Food and beer are in fact one (two?) of Broadstairs’ main calling cards – start with ice cream from the delightfully retro Morelli’s parlour, complete with soda fountain and jukebox, then move on for dinner at The Table, Wyatt & Jones (or their offshoot Flotsam & Jetsam, which began as a pop-up takeaway and is now a very popular café) or Stark. But that assumes you can actually get in – eating out has become so much harder than it was, even if pandemic restrictions are largely finished. Stark is only open from Wednesday to Saturday evenings and W&J and F&J both open only from Thursday evening to Sunday lunch, while The Table opens Thursday to Saturday evenings and Saturday lunch (maybe they do all work a bit harder in summer). So they only open when they can be sure of being fully booked well in advance, unless something goes wrong, so forget about spontaneous dining. And Stark only offers a six-course tasting menu, stressing (their capitals) *PLEASE NOTE THAT WE ARE UNABLE TO CATER FOR ANY DIETARY REQUIREMENTS, DISLIKES OR ALLERGIES AND WE ARE UNABLE TO OFFER ANY SUBSTITUTIONS*. You know what? I’ll just go to the pub. Maybe via Staple Stores in St Peter’s, a bakery and café selling sourdough bread, cakes and pastries, and good coffee – but that’s only open Thursday to Sunday mornings. Surely the thing about staples is that you need them every day?

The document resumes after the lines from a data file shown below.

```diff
+                   _ptr(g, f32, "grad_out", dev), C.byref(shp), _ptr(d_x, f32, "grad_feat"),
+                   _ptr(d_a, f32, "grad_axes"), _ptr(d_b, f32, "grad_biases"),
+                   _ptr(d_w, f32, "grad_weights"), C.c_void_p(ws.data_ptr()), ws.numel(), _stream(dev),
+                   C.byref(prep) if prep is not None else None, *tables), "se3conv_bwd")
     for h in filled:
         h.mark_filled(capture)
     return d_x, d_a, d_b, d_w
```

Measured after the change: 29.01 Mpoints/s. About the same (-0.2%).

Fortunately, Broadstairs does happen to have a very strong selection of micropubs, which are a bit of a Kent speciality. In the centre of town is The Magnet, which looks like a traditional pub (if on the small side) and serves largely traditional, and mostly local, beers. Towards the station is Mind The Gap, and just beyond is The Four Candles, mentioned above – when it opened in 2012 it was Britain’s twelfth micropub, and since 2014 it has also been Britain’s smallest brewery, with a tiny plant in a three metre by three metre cellar that somehow produces 440 litres a brew. The Magnet and Mind The Gap are both attractive little places where you’re likely to find lovely Gadd’s beers (properly called Ramsgate Brewery, but as the brewery is now here in Broadstairs that tends to be ignored) – Eddie Gadd the brewer is presumably related to Steve Gadd of Staple (but not to Steve Gadd the American jazz drummer). In fact the brewery now has a taproom for those who want to drink on an industrial estate. Other larger pubs are also available, with a range of gins, wines and food, although the ones in the centre of town are quite touristy.
Margate is buzzy, and has been for a decade or two, while Broadstairs has a more established gentrification going on – it’s true that bed and board are harder to organise in Broadstairs, but if you can get that sorted, it would be my pick.